Unlike traditional systems that surface candidates based on a rigid checklist, Decidr’s AI reinterprets profiles dynamically. The difference? Candidates are presented in the best possible light for each role. Namini provides a real-world example:
"There was a candidate in our platform, [Let’s call her Sonia] and she had spent the best part of the last decade working in reception. However, the last couple of years, she was working as a commercial cleaner... If Sonia, on a traditional job board, goes and applies for a receptionist role, there’s a very likely chance that she comes across as a cleaner, and the employer will say, ‘Hey, why is this cleaner applying for my role?’"
The new system highlights relevant experience while de-emphasising less applicable roles, ensuring better candidate-employer matches.
While its AI-driven model is still fresh, data suggests it's working. "The number of eligible employers being matched to new candidates increased 65 per cent over a six-month period," Namini says.
Candidate engagement is up even more: "Job seeker applications through the Decidr AI-powered job matching are up by 8x."
The biggest shift? CareerOne is no longer a passive job board, it’s actively working on behalf of job seekers.

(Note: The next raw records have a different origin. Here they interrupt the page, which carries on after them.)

## Reassign wgrad taps per wave so x rows are reused across kh taps

Adds a row-reuse inner loop for the lean 3x3x3 weight-gradient kernel. Each wave now owns taps that share kd and kw but differ in kh, so a single LDS read of an x row feeds up to three MFMAs against different dy rows. The change is enabled by default through a new env knob. It is meant to cut LDS transposed-read traffic per MFMA, at the cost of a more complex tap-to-wave mapping, a dy register ring and extra template instantiations.

```diff
diff --git a/saragan_amd/csrc/common.h b/saragan_amd/csrc/common.h
--- a/saragan_amd/csrc/common.h
+++ b/saragan_amd/csrc/common.h
@@ -36,6 +36,7 @@
   int wgrad_no_w16;
   int wgrad3l_min_cols;
   int wgrad3l_16;
+  int wgrad3l_reuse;
   int wgrad_v1_blocks;
   int dbg_flags;
   int no_small;
diff --git a/saragan_amd/csrc/prof.hip b/saragan_amd/csrc/prof.hip
--- a/saragan_amd/csrc/prof.hip
+++ b/saragan_amd/csrc/prof.hip
@@ -37,6 +37,7 @@
   c->wgrad_no_lean = env_int("SG_WGRAD_NO_LEAN", 0);
   c->wgrad_no_w16 = env_int("SG_WGRAD_NO_W16", 0);
   c->wgrad3l_16 = env_int("SG_WGRAD3L_16", 0);
+  c->wgrad3l_reuse = env_int("SG_WGRAD3L_REUSE", 1);
   c->wgrad3l_min_cols = env_int("SG_WGRAD3L_MIN_COLS", 0);
   c->wgrad_v1_blocks = env_int("SG_WGRAD_V1_BLOCKS", 0);
   c->fwd_no_v4 = env_int("SG_FWD_NO_V4", 0);
diff --git a/saragan_amd/csrc/wgrad.hip b/saragan_amd/csrc/wgrad.hip
--- a/saragan_amd/csrc/wgrad.hip
+++ b/saragan_amd/csrc/wgrad.hip
@@ -1073,7 +1073,198 @@
   }
 };
 
-template <bool UPS, bool DYM = false, int TW = 32, bool M16 = false>
+template <int PF, int TW = 32>
+struct sg_wgrad_tile_reuse {
+  static constexpr int MAXT = 7, TH = 128 / TW, HW = TW + 2, KPL = TW / 16, NBLK = 2 * KPL, ROWS = TH + 2;
+  static constexpr int IPB = 4 * TH + 4, XPB = 3 * TH + 4, NI = NBLK * IPB, RING = PF + 1, YRING = 4;
+  static constexpr int XREADS = NBLK * XPB, YREADS = NBLK * TH, MFMAS = NBLK * TH * MAXT;
+  static_assert(XREADS <= (TW == 32 ? 64 : 56) && YREADS == 16 && MFMAS == 112, "read budget of the row-reuse loop");
+  static_assert((ROWS - 1) * HW * 64 + (KPL - 1) * 1024 + 256 < 65536, "kh lives in the 16-bit instruction offset");
+  static_assert(PF * 2 <= 15, "lgkmcnt is a 4-bit counter");
+  static_assert(PF <= 5, "the dy ring of four rows");
+  typedef s16x4 frag_t;
+  struct Ctx {
+    int xb[2][3];
+    int yb;
+  };
+  struct It { int blk, r, kind, xi; };
+  static constexpr It item(int I) {
+    const int blk = I / IPB, q = I % IPB;
+    if (q < 4 * TH) return It{blk, q / 4, q % 4, blk * XPB + (q / 4) * 3 + (q % 4) - 1};
+    return It{blk, TH + (q - 4 * TH) / 2, 1 + (q - 4 * TH) % 2, blk * XPB + 3 * TH + (q - 4 * TH)};
+  }
+  template <int I>
+  static __device__ __forceinline__ void load(const Ctx& c, frag_t (&a0)[RING], frag_t (&a1)[RING], frag_t (&b0)[YRING],
+                                              frag_t (&b1)[YRING]) {
+    constexpr It it = item(I);
+    constexpr int td = it.blk / KPL, half = it.blk % KPL;
+    if constexpr (it.kind == 0) {
+      constexpr int ks = (td * TH + it.r) * KPL + half;
+      asm volatile("ds_read_b64_tr_b16 %0, %1 offset:%2" : "=v"(b0[it.r % YRING]) : "v"(c.yb), "n"(ks * 1024));
+      asm volatile("ds_read_b64_tr_b16 %0, %1 offset:%2" : "=v"(b1[it.r % YRING]) : "v"(c.yb), "n"(ks * 1024 + 256));
+    } else {
+      constexpr int SL = it.xi % RING, off = it.r * HW * 64 + half * 1024;
+      asm volatile("ds_read_b64_tr_b16 %0, %1 offset:%2" : "=v"(a0[SL]) : "v"(c.xb[td][it.kind - 1]), "n"(off));
+      asm volatile("ds_read_b64_tr_b16 %0, %1 offset:%2" : "=v"(a1[SL]) : "v"(c.xb[td][it.kind - 1]), "n"(off + 256));
+    }
+  }
+  static __device__ __forceinline__ u32x4 cat(const frag_t& lo, const frag_t& hi) {
+    u32x4 o;
+    o[0] = __builtin_bit_cast(u32x2, lo)[0]; o[1] = __builtin_bit_cast(u32x2, lo)[1];
+    o[2] = __builtin_bit_cast(u32x2, hi)[0]; o[3] = __builtin_bit_cast(u32x2, hi)[1];
+    return o;
+  }
+  template <int J, int T>
+  static __device__ __forceinline__ void mm(f32x16 (&acc)[MAXT], const u32x4& af, frag_t (&b0)[YRING], frag_t (&b1)[YRING]) {
+    acc[J] = __builtin_amdgcn_mfma_f32_32x32x16_bf16(__builtin_bit_cast(bf16x8, af),
+                                                    __builtin_bit_cast(bf16x8, cat(b0[T % YRING], b1[T % YRING])), acc[J], 0, 0, 0);
+  }
+  template <int I>
+  static __device__ __forceinline__ void step(const Ctx& c, f32x16 (&acc)[MAXT], frag_t (&a0)[RING], frag_t (&a1)[RING],
+                                              frag_t (&b0)[YRING], frag_t (&b1)[YRING]) {
+    if constexpr (I < NI) {
+      if constexpr (I + PF < NI) load<I + PF>(c, a0, a1, b0, b1);
+      constexpr It it = item(I);
+      if constexpr (it.kind != 0) {
+        constexpr int younger = (NI - 1 - I < PF ? NI - 1 - I : PF) * 2;
+        asm volatile("s_waitcnt lgkmcnt(%0)" ::"n"(younger));
+        __builtin_amdgcn_sched_barrier(0);
+        constexpr int SL = it.xi % RING;
+        const u32x4 af = cat(a0[SL], a1[SL]);
+        if constexpr (it.kind == 3) {
+          mm<6, it.r>(acc, af, b0, b1);
+        } else {
+          constexpr int j0 = (it.kind - 1) * 3;
+          if constexpr (it.r < TH) mm<j0, it.r>(acc, af, b0, b1);
+          if constexpr (it.r >= 1 && it.r - 1 < TH) mm<j0 + 1, it.r - 1>(acc, af, b0, b1);
+          if constexpr (it.r >= 2) mm<j0 + 2, it.r - 2>(acc, af, b0, b1);
+        }
+        __builtin_amdgcn_sched_barrier(0);
+      }
+      step<I + 1>(c, acc, a0, a1, b0, b1);
+    }
+  }
+  template <int I>
+  static __device__ __forceinline__ void prologue(const Ctx& c, frag_t (&a0)[RING], frag_t (&a1)[RING], frag_t (&b0)[YRING],
+                                                  frag_t (&b1)[YRING]) {
+    if constexpr (I < PF && I < NI) {
+      load<I>(c, a0, a1, b0, b1);
+      prologue<I + 1>(c, a0, a1, b0, b1);
+    }
+  }
+  static __device__ __forceinline__ void run(const Ctx& c, f32x16 (&acc)[MAXT]) {
+    frag_t a0[RING], a1[RING], b0[YRING], b1[YRING];
+    SG_KLOOP_BEGIN();
+    prologue<0>(c, a0, a1, b0, b1);
+    step<0>(c, acc, a0, a1, b0, b1);
+    SG_KLOOP_END();
+  }
+};
+
+template <int PF>
+struct sg_wgrad_tile_reuse16 {
+  static constexpr int MAXT = 7, TH = 4, HW = 34, NBLK = 4, ROWS = TH + 2;
+  static constexpr int IPB = 5 * TH + 4, XPB = 3 * TH + 4, NI = NBLK * IPB, RING = PF + 1, YRING = 4;
+  static constexpr int XREADS = NBLK * XPB, YREADS = NBLK * 2 * TH, MFMAS = NBLK * TH * MAXT * 2;
+  static_assert(XREADS <= 64 && YREADS == 32 && MFMAS == 224, "read budget of the row-reuse loop");
+  static_assert((ROWS - 1) * HW * 64 + 32 + 256 < 65536, "kh lives in the 16-bit instruction offset");
+  static_assert(PF * 2 <= 15, "lgkmcnt is a 4-bit counter");
+  static_assert(PF <= 6, "the dy ring of four rows");
+  typedef s16x4 frag_t;
+  struct Ctx {
+    int xb[2][3];
+    int yb;
+  };
+  struct HF { frag_t p[2]; };
+  struct It { int blk, r, kind, xi; };
+  static constexpr It item(int I) {
+    const int blk = I / IPB, q = I % IPB;
+    if (q < 5 * TH) return It{blk, q / 5, q % 5, blk * XPB + (q / 5) * 3 + (q % 5) - 2};
+    return It{blk, TH + (q - 5 * TH) / 2, 2 + (q - 5 * TH) % 2, blk * XPB + 3 * TH + (q - 5 * TH)};
+  }
+  template <int I>
+  static __device__ __forceinline__ void load(const Ctx& c, HF (&a)[RING], HF (&b)[YRING][2]) {
+    constexpr It it = item(I);
+    constexpr int td = it.blk / 2, h = it.blk % 2;
+    if constexpr (it.kind < 2) {
+      constexpr int off = (td * TH + it.r) * 2048 + it.kind * 32;
+      asm volatile("ds_read_b64_tr_b16 %0, %1 offset:%2" : "=v"(b[it.r % YRING][it.kind].p[0]) : "v"(c.yb), "n"(off));
+      asm volatile("ds_read_b64_tr_b16 %0, %1 offset:%2" : "=v"(b[it.r % YRING][it.kind].p[1]) : "v"(c.yb), "n"(off + 256));
+    } else {
+      constexpr int SL = it.xi % RING, off = it.r * HW * 64 + h * 32;
+      asm volatile("ds_read_b64_tr_b16 %0, %1 offset:%2" : "=v"(a[SL].p[0]) : "v"(c.xb[td][it.kind - 2]), "n"(off));
+      asm volatile("ds_read_b64_tr_b16 %0, %1 offset:%2" : "=v"(a[SL].p[1]) : "v"(c.xb[td][it.kind - 2]), "n"(off + 256));
+    }
+  }
+  static __device__ __forceinline__ u32x4 cat(const HF& f) {
+    u32x4 o;
+    o[0] = __builtin_bit_cast(u32x2, f.p[0])[0]; o[1] = __builtin_bit_cast(u32x2, f.p[0])[1];
+    o[2] = __builtin_bit_cast(u32x2, f.p[1])[0]; o[3] = __builtin_bit_cast(u32x2, f.p[1])[1];
+    return o;
+  }
+  template <int J, int H, int T>
+  static __device__ __forceinline__ void mm(f32x4 (&acc)[MAXT][4], const u32x4& af, HF (&b)[YRING][2]) {
+#pragma unroll
+    for (int hb = 0; hb < 2; ++hb)
+      acc[J][H * 2 + hb] = __builtin_amdgcn_mfma_f32_16x16x32_bf16(__builtin_bit_cast(bf16x8, af), __builtin_bit_cast(bf16x8, cat(b[T % YRING][hb])),
+                                                                   acc[J][H * 2 + hb], 0, 0, 0);
+  }
+  template <int I>
+  static __device__ __forceinline__ void step(const Ctx& c, f32x4 (&acc)[MAXT][4], HF (&a)[RING], HF (&b)[YRING][2]) {
+    if constexpr (I < NI) {
+      if constexpr (I + PF < NI) load<I + PF>(c, a, b);
+      constexpr It it = item(I);
+      if constexpr (it.kind >= 2) {
+        constexpr int younger = (NI - 1 - I < PF ? NI - 1 - I : PF) * 2;
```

"The idea with CareerOne is that as a user, you’ll be able to onboard, and then the next time you’re interacting with the platform is when employers are interested in your profile and trying to connect with you," Namini says.

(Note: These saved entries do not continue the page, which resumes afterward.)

+__device__ __forceinline__ void w4_fft512_f64(double2 (&a)[8], double2 *S, const double2 *__restrict__ tw64, int l)
+{
+    const int lh = l >> 3, ll = l & 7;
+    radix8<double, false>(a);
+#pragma unroll
+    for (int k = 1; k < 8; k++) a[k] = cmul(a[k], tw64[(2 * l * k) & 1023]);
+    {
+        unsigned w[8][4];
+#pragma unroll
+        for (int k = 0; k < 8; k++) {
+            const uint2 x = __builtin_bit_cast(uint2, a[k].x), y = __builtin_bit_cast(uint2, a[k].y);
+            w[k][0] = x.x; w[k][1] = x.y; w[k][2] = y.x; w[k][3] = y.y;
+        }
+        transpose_hi3_regs<4>(w);
+#pragma unroll
+        for (int k = 0; k < 8; k++) {
+            a[k].x = __builtin_bit_cast(double, uint2{w[k][0], w[k][1]});
+            a[k].y = __builtin_bit_cast(double, uint2{w[k][2], w[k][3]});
+        }
+    }
+    radix8<double, false>(a);
+#pragma unroll
+    for (int k = 1; k < 8; k++) a[k] = cmul(a[k], tw64[(16 * ll * k) & 1023]);
+    pv_prio(PH_FX);
+#pragma unroll
+    for (int k = 0; k < 8; k++) S[k * TP + lh * 8 + ((ll + lh) & 7)] = a[k];
+    wave_sync();
+#pragma unroll
+    for (int n = 0; n < 8; n++) a[n] = S[lh * TP + ll * 8 + ((n + ll) & 7)];
+    wave_sync();
+    pv_prio(PH_FP3);
+    radix8<double, false>(a);
+}
+
+template <int S_ROWS>
+__device__ __attribute__((noinline)) PV_NO_DS_MERGE void w4_forward_cold(const float *in, const float *hist, int hist_len, bool vec_in, int frame, int wide,
+                                                                        const double2 *__restrict__ tw64, pk::c32 wlfs, float isc, unsigned wave_off, int l)
+{
+    constexpr int N = 1024, HOP = 128 * S_ROWS;
+    extern __shared__ __attribute__((aligned(16))) unsigned char smem_all[];
+    unsigned char *smem = smem_all + wave_off;
+    const WaveSrc src{in, hist, hist_len, false};
+    float2 raw[8];
+    {
+        const long s0 = (long)(frame + 1) * HOP - N + 2 * l;
+#pragma unroll
+        for (int r = 0; r < 8; r++) {
+            const long sx = s0 + 128 * r;
+            if (vec_in) raw[r] = *reinterpret_cast<const float2 *>(sx < 0 ? src.hist + sx + src.hist_len : src.in + sx);
+            else raw[r] = float2{src.at(sx), src.at(sx + 1)};
+        }
+    }
+    if (!wide) { w4_spectrum32(raw, smem, l, wlfs, isc); return; }
+    const v4f *HW4 = reinterpret_cast<const v4f *>(smem_all + T4_HANN);
+    float *MAG = reinterpret_cast<float *>(smem + O4_MAG);
+    float2 *XV = reinterpret_cast<float2 *>(smem + O4_XV);
+    double2 *S64 = reinterpret_cast<double2 *>(smem);
+    const v4u psh = *reinterpret_cast<const v4u *>(smem + O4_PSH + 16 * l);
+    const double2 wl = tw64[l];
+    pv_prio(PH_FA);
+    double2 z[8];
+#pragma unroll
+    for (int j = 0; j < 4; j++) {
+        const v4f h = HW4[j * 64 + l];
+        const v2f xw0 = v2f{raw[2 * j].x, raw[2 * j].y} * pk::c32{h.x, h.y}, xw1 = v2f{raw[2 * j + 1].x, raw[2 * j + 1].y} * pk::c32{h.z, h.w};
+        z[2 * j] = double2{(double)xw0.x, (double)xw0.y};
+        z[2 * j + 1] = double2{(double)xw1.x, (double)xw1.y};
+    }
+    w4_fft512_f64(z, S64, tw64, l);
+    pv_prio(PH_SPLITX);
+#pragma unroll
+    for (int r = 4; r < 8; r++) S64[(r - 4) * 64 + l] = z[r];
+    wave_sync();
+    pv_prio(PH_SPLITM);
+    float2 XA[4], XB[4], x256f{0.f, 0.f};
+#pragma unroll
+    for (int r = 0; r < 4; r++) {
+        const double2 zm = S64[(3 - r) * 64 + 64 - l];
+        const double2 E{z[r].x + zm.x, z[r].y - zm.y};
+        const double2 O{z[r].x - zm.x, z[r].y + zm.y};
+        const double2 WO = cmul(wl, mul_w16<double, false>(O, r));
+        double2 xa{E.x + WO.y, E.y - WO.x};
+        double2 xb{E.x - WO.y, -(E.y + WO.x)};
+        if (r == 0 && l == 0) {
+            xa = double2{2.0 * (z[0].x + z[0].y), 0.0};
+            xb = double2{2.0 * (z[0].x - z[0].y), 0.0};
+        }
+        MAG[4 + l + 64 * r] = (float)(xa.x * xa.x + xa.y * xa.y);
+        MAG[4 + 512 - l - 64 * r] = (float)(xb.x * xb.x + xb.y * xb.y);
+        XA[r] = float2{(float)xa.x, (float)xa.y};
+        XB[r] = float2{(float)xb.x, (float)xb.y};
+    }
+    if (l == 0) {
+        const double2 x256{2.0 * z[4].x, -2.0 * z[4].y};
+        MAG[4 + 256] = (float)(x256.x * x256.x + x256.y * x256.y);
+        x256f = float2{(float)x256.x, (float)x256.y};
+    }
+    wave_sync();
+#pragma unroll
+    for (int r = 0; r < 4; r++) { XV[r * 64 + l] = XA[r]; XV[(4 + r) * 64 + l] = XB[r]; }
+    if (l == 0) XV[512] = x256f;
+    *reinterpret_cast<v4u *>(smem + O4_PSH + 16 * l) = psh;
+}
+
+template <int S_ROWS>
+__global__ __launch_bounds__(64 * W4_WAVES, 4) PV_NO_DS_MERGE void pv_wave4_kernel_1024(const PvKernelParams p)
+{
+    constexpr int N = 1024, H = 513;
+    constexpr int HOP = 128 * S_ROWS, R = N / HOP, LROWS = 8 - S_ROWS;
+    const int l = threadIdx.x & 63;
+    const int wv = __builtin_amdgcn_readfirstlane(threadIdx.x >> 6);
+    if ((long)blockIdx.x >= (long)p.chain_count[0]) return;
+    long chain = (long)wv * gridDim.x + blockIdx.x;
+    const long total = (long)p.nch * p.nchunks;
+    const bool listed = chain < (long)p.chain_count[0];
+    chain = listed ? (long)p.chain_list[chain] : total;
+    const int ch = (int)(chain / p.nchunks), chunk = (int)(chain - (long)ch * p.nchunks);
+
+    extern __shared__ __attribute__((aligned(16))) unsigned char smem_all[];
+    const v4f *TW1F4 = reinterpret_cast<const v4f *>(smem_all + T4_TW1F);
+    const v4f *TW2F4 = reinterpret_cast<const v4f *>(smem_all + T4_TW2F);
+    const v4f *HW4 = reinterpret_cast<const v4f *>(smem_all + T4_HANN);
+    {
+        float2 *t1f = reinterpret_cast<float2 *>(smem_all + T4_TW1F);
+        float2 *t2f = reinterpret_cast<float2 *>(smem_all + T4_TW2F);
+        float2 *hh = reinterpret_cast<float2 *>(smem_all + T4_HANN);
+        if (threadIdx.x < 512) {
+            const int i = threadIdx.x, k = i >> 6, ln = i & 63;
+            const double2 w = p.tw64[(2 * ln * k) & (N - 1)];
+            t1f[2 * ((k >> 1) * 64 + ln) + (k & 1)] = float2{(float)w.x, -(float)w.y};
+            hh[2 * ((k >> 1) * 64 + ln) + (k & 1)] = float2{0.5f * p.hann[2 * i], 0.5f * p.hann[2 * i + 1]};
+            if (i < 64) {
+                const int k2 = i >> 3, n0 = i & 7;
+                const double2 w2 = p.tw64[(16 * n0 * k2) & (N - 1)];
+                t2f[2 * ((k2 >> 1) * 8 + n0) + (k2 & 1)] = float2{(float)w2.x, -(float)w2.y};
+            }
+        }
+    }
+    __syncthreads();
+    if (!listed || ch >= p.nch) return;
+
+    const unsigned wave_off = T4_BYTES + wv * W4_LDS;
+    unsigned char *smem = smem_all + wave_off;
+    unsigned psh_key = 0u;
+    bool psh_valid = false;
+    unsigned pred = 0;
+
+    const int first_out = chunk * p.frames_per_chunk;
+    int last_out = first_out + p.frames_per_chunk;
+    if (last_out > p.nhops) last_out = p.nhops;
+    int first_frame = first_out - (R - 1);
+    const bool from_state = (first_frame <= 0);
+    if (from_state) first_frame = 0;
+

That’s a seismic shift away from the ‘post and pray’ model that’s defined online recruitment for decades.
Model results
CareerOne is rolling out major platform updates in the next quarter, fine-tuning AI-driven hiring and enabling employers to engage talent in real-time. If the numbers keep trending up, the company’s move into AI-powered recruitment could be a model for the industry.
"We’re at the stage now in terms of the technological revolution of AI, that we can actually achieve [this] at scale," says Namini. "Decidr is certainly having a huge impact for us in capability to achieve that in market."
With AI doing the heavy lifting, CareerOne’s bet is the recruitment industry is shifting from manual matchmaking to automated talent scouting at scale.
And if the early results hold up, the old job board model might be on borrowed time.